Recently, I read an article here on HN which proclaimed that the best use of
CS/IT knowledge is in non-CS positions. Use it as your secret weapon; use it
to gain an advantage in your everyday life. Now, most ME majors nowadays have
some rudimentary functional programming experience but I'm hoping that
sentiment will still hold true.

As far as client work goes, all my development work is through the Facebook
Platform (apps and whatnot) so I've built up a reputation on their developer
forums and can pretty easily secure work based solely on that. I think the
main hurdle with web development is that nearly everyone has a website these
days. You might consider checking out some of your local companies and seeing
which have poor websites and going from there. Otherwise, try to become a well
known and reputable member somewhere online.

------
devotion
About to leave University (BSc Software Engineering. 3 exams left, all this
month).

I have a job secured in the security field and have a personal wiki full of
projects that I want to do on the side.

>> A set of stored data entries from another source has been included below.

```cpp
struct DLevel {
    int pw, ph, pitch, sw, sh;
    int cell_begin, cell_count;
    int qt_w, qt_h, nini;
    float hx;
    int nfeat, kp_cap, kp_begin, cand_cap;
    int tapx, tapy;
    float scale, size;
    int blur_tile_begin, blur_tx;
    long long off;
    long long cand_begin;
};

struct DGeom {
    int nlevels, ncells, kp_total, fp_mode;
    int ini_th, min_th, blur_tiles, pad0;
    long long pyr_bytes, cand_total;
    int umax[16];
    DLevel lv[ORBX_MAX_LEVELS];
};

struct OrbxStereoGeom {
    int nlevels, nrows0;
    float mb, mbf;
    float scale[ORBX_MAX_LEVELS], inv_scale[ORBX_MAX_LEVELS];
    int pw[ORBX_MAX_LEVELS], ph[ORBX_MAX_LEVELS], pitch[ORBX_MAX_LEVELS];
    long long off[ORBX_MAX_LEVELS];
};

struct DGrid { float minx, miny, winv, hinv; };
struct DGateQuery { float x, y, r; int min_level, max_level; int frame = 0; int desc = -1; };
struct DDistRow { uint32_t q, col_begin, ncol, out_off; };
struct DBowItem { uint32_t rbeg, nrow, cbeg, ncol, rbase, cbase, obase, pad; };

#define ORBX_WAVE 64

__device__ __forceinline__ int orbx_reflect101(int i, int n) {
    if (n == 1) return 0;
    while (i < 0 || i >= n) i = i < 0 ? -i : 2 * (n - 1) - i;
    return i;
}

#define ORBX_DPP_ROW_SHR(n) (0x110 + (n))
#define ORBX_DPP_WAVE_SHL1 0x130
#define ORBX_DPP_ROW_BCAST15 0x142
#define ORBX_DPP_ROW_BCAST31 0x143
__device__ __forceinline__ uint32_t orbx_lane_above(uint32_t v) {
    return (uint32_t)__builtin_amdgcn_update_dpp(0, (int)v, ORBX_DPP_WAVE_SHL1, 0xf, 0xf, true);
}
__device__ __forceinline__ int orbx_wave_scan(int v) {
    int t = v + __builtin_amdgcn_update_dpp(0, v, ORBX_DPP_ROW_SHR(1), 0xf, 0xf, true);
    t += __builtin_amdgcn_update_dpp(0, v, ORBX_DPP_ROW_SHR(2), 0xf, 0xf, true);
    t += __builtin_amdgcn_update_dpp(0, v, ORBX_DPP_ROW_SHR(3), 0xf, 0xf, true);
    t += __builtin_amdgcn_update_dpp(0, t, ORBX_DPP_ROW_SHR(4), 0xf, 0xe, true);
    t += __builtin_amdgcn_update_dpp(0, t, ORBX_DPP_ROW_SHR(8), 0xf, 0xc, true);
    t += __builtin_amdgcn_update_dpp(0, t, ORBX_DPP_ROW_BCAST15, 0xa, 0xf, true);
    t += __builtin_amdgcn_update_dpp(0, t, ORBX_DPP_ROW_BCAST31, 0xc, 0xf, true);
    return t;
}
__device__ __forceinline__ uint32_t orbx_wave_min(uint32_t v) {
    const int I = -1;
    const int iv = (int)v;
    uint32_t t = min(v, (uint32_t)__builtin_amdgcn_update_dpp(I, iv, ORBX_DPP_ROW_SHR(1), 0xf, 0xf, false));
    t = min(t, (uint32_t)__builtin_amdgcn_update_dpp(I, iv, ORBX_DPP_ROW_SHR(2), 0xf, 0xf, false));
    t = min(t, (uint32_t)__builtin_amdgcn_update_dpp(I, iv, ORBX_DPP_ROW_SHR(3), 0xf, 0xf, false));
    t = min(t, (uint32_t)__builtin_amdgcn_update_dpp(I, (int)t, ORBX_DPP_ROW_SHR(4), 0xf, 0xe, false));
    t = min(t, (uint32_t)__builtin_amdgcn_update_dpp(I, (int)t, ORBX_DPP_ROW_SHR(8), 0xf, 0xc, false));
    t = min(t, (uint32_t)__builtin_amdgcn_update_dpp(I, (int)t, ORBX_DPP_ROW_BCAST15, 0xa, 0xf, false));
    t = min(t, (uint32_t)__builtin_amdgcn_update_dpp(I, (int)t, ORBX_DPP_ROW_BCAST31, 0xc, 0xf, false));
    return (uint32_t)__builtin_amdgcn_readlane((int)t, 63);
}
__device__ __forceinline__ int orbx_wave_sum(int v) {
    int t = v + __builtin_amdgcn_update_dpp(0, v, ORBX_DPP_ROW_SHR(1), 0xf, 0xf, true);
    t += __builtin_amdgcn_update_dpp(0, v, ORBX_DPP_ROW_SHR(2), 0xf, 0xf, true);
    t += __builtin_amdgcn_update_dpp(0, v, ORBX_DPP_ROW_SHR(3), 0xf, 0xf, true);
    t += __builtin_amdgcn_update_dpp(0, t, ORBX_DPP_ROW_SHR(4), 0xf, 0xe, true);
    t += __builtin_amdgcn_update_dpp(0, t, ORBX_DPP_ROW_SHR(8), 0xf, 0xc, true);
    t += __builtin_amdgcn_update_dpp(0, t, ORBX_DPP_ROW_BCAST15, 0xa, 0xf, true);
    t += __builtin_amdgcn_update_dpp(0, t, ORBX_DPP_ROW_BCAST31, 0xc, 0xf, true);
    return __builtin_amdgcn_readlane(t, 63);
}

__device__ __forceinline__ float orbx_fast_atan2(float y, float x) {
    const float p1 = 0.9997878412794807f * (float)(180 / 3.1415926535897932384626433832795);
    const float p3 = -0.3258083974640975f * (float)(180 / 3.1415926535897932384626433832795);
    const float p5 = 0.1555786518463281f * (float)(180 / 3.1415926535897932384626433832795);
    const float p7 = -0.04432655554792128f * (float)(180 / 3.1415926535897932384626433832795);
    float ax = fabsf(x), ay = fabsf(y);
    float a, c, c2;
    if (ax >= ay) {
        c = ay / (ax + (float)2.2204460492503131e-16);
        c2 = c * c;
        a = (((p7 * c2 + p5) * c2 + p3) * c2 + p1) * c;
// ... 11 lines not shown
```

orb_slam2_detailed_comments_amd/csrc/orbx_geometry.cpp:

```cpp
#include "orbx_internal.h"
#include <cmath>
#include <algorithm>

static inline int cv_round_f(float v) { return (int)lrintf(v); }
static inline int cv_round_d(double v) { return (int)lrint(v); }
static inline int cv_floor_f(float v) { int i = (int)v; return i - (i > v); }
static inline int cv_ceil_f(float v) { int i = (int)v; return i + (i < v); }
static inline int16_t sat16(int v) { return (int16_t)std::min(32767, std::max(-32768, v)); }
static inline int reflect101(int i, int n) {
    if (n == 1) return 0;
    while (i < 0 || i >= n) i = i < 0 ? -i : 2 * (n - 1) - i;
    return i;
}
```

One of which is in the planning stages
as I type this.

Looking forward to see what the next 12 months hold.

------
jiaaro
I'm graduating with a BA in Economics.

Plans: I'll be writing software... like I have for the past 2 years ;)

------
kobs
BS in CS. Graduated about a week ago from UF. Going to work for a bookstore.

------
adam-_-
Graduating in June. Perl developer for an ecommerce company in London.

------
shadowz
Graduating in June from high school. Going into computer science.

------
stjarnljuset
working on enterprise web applications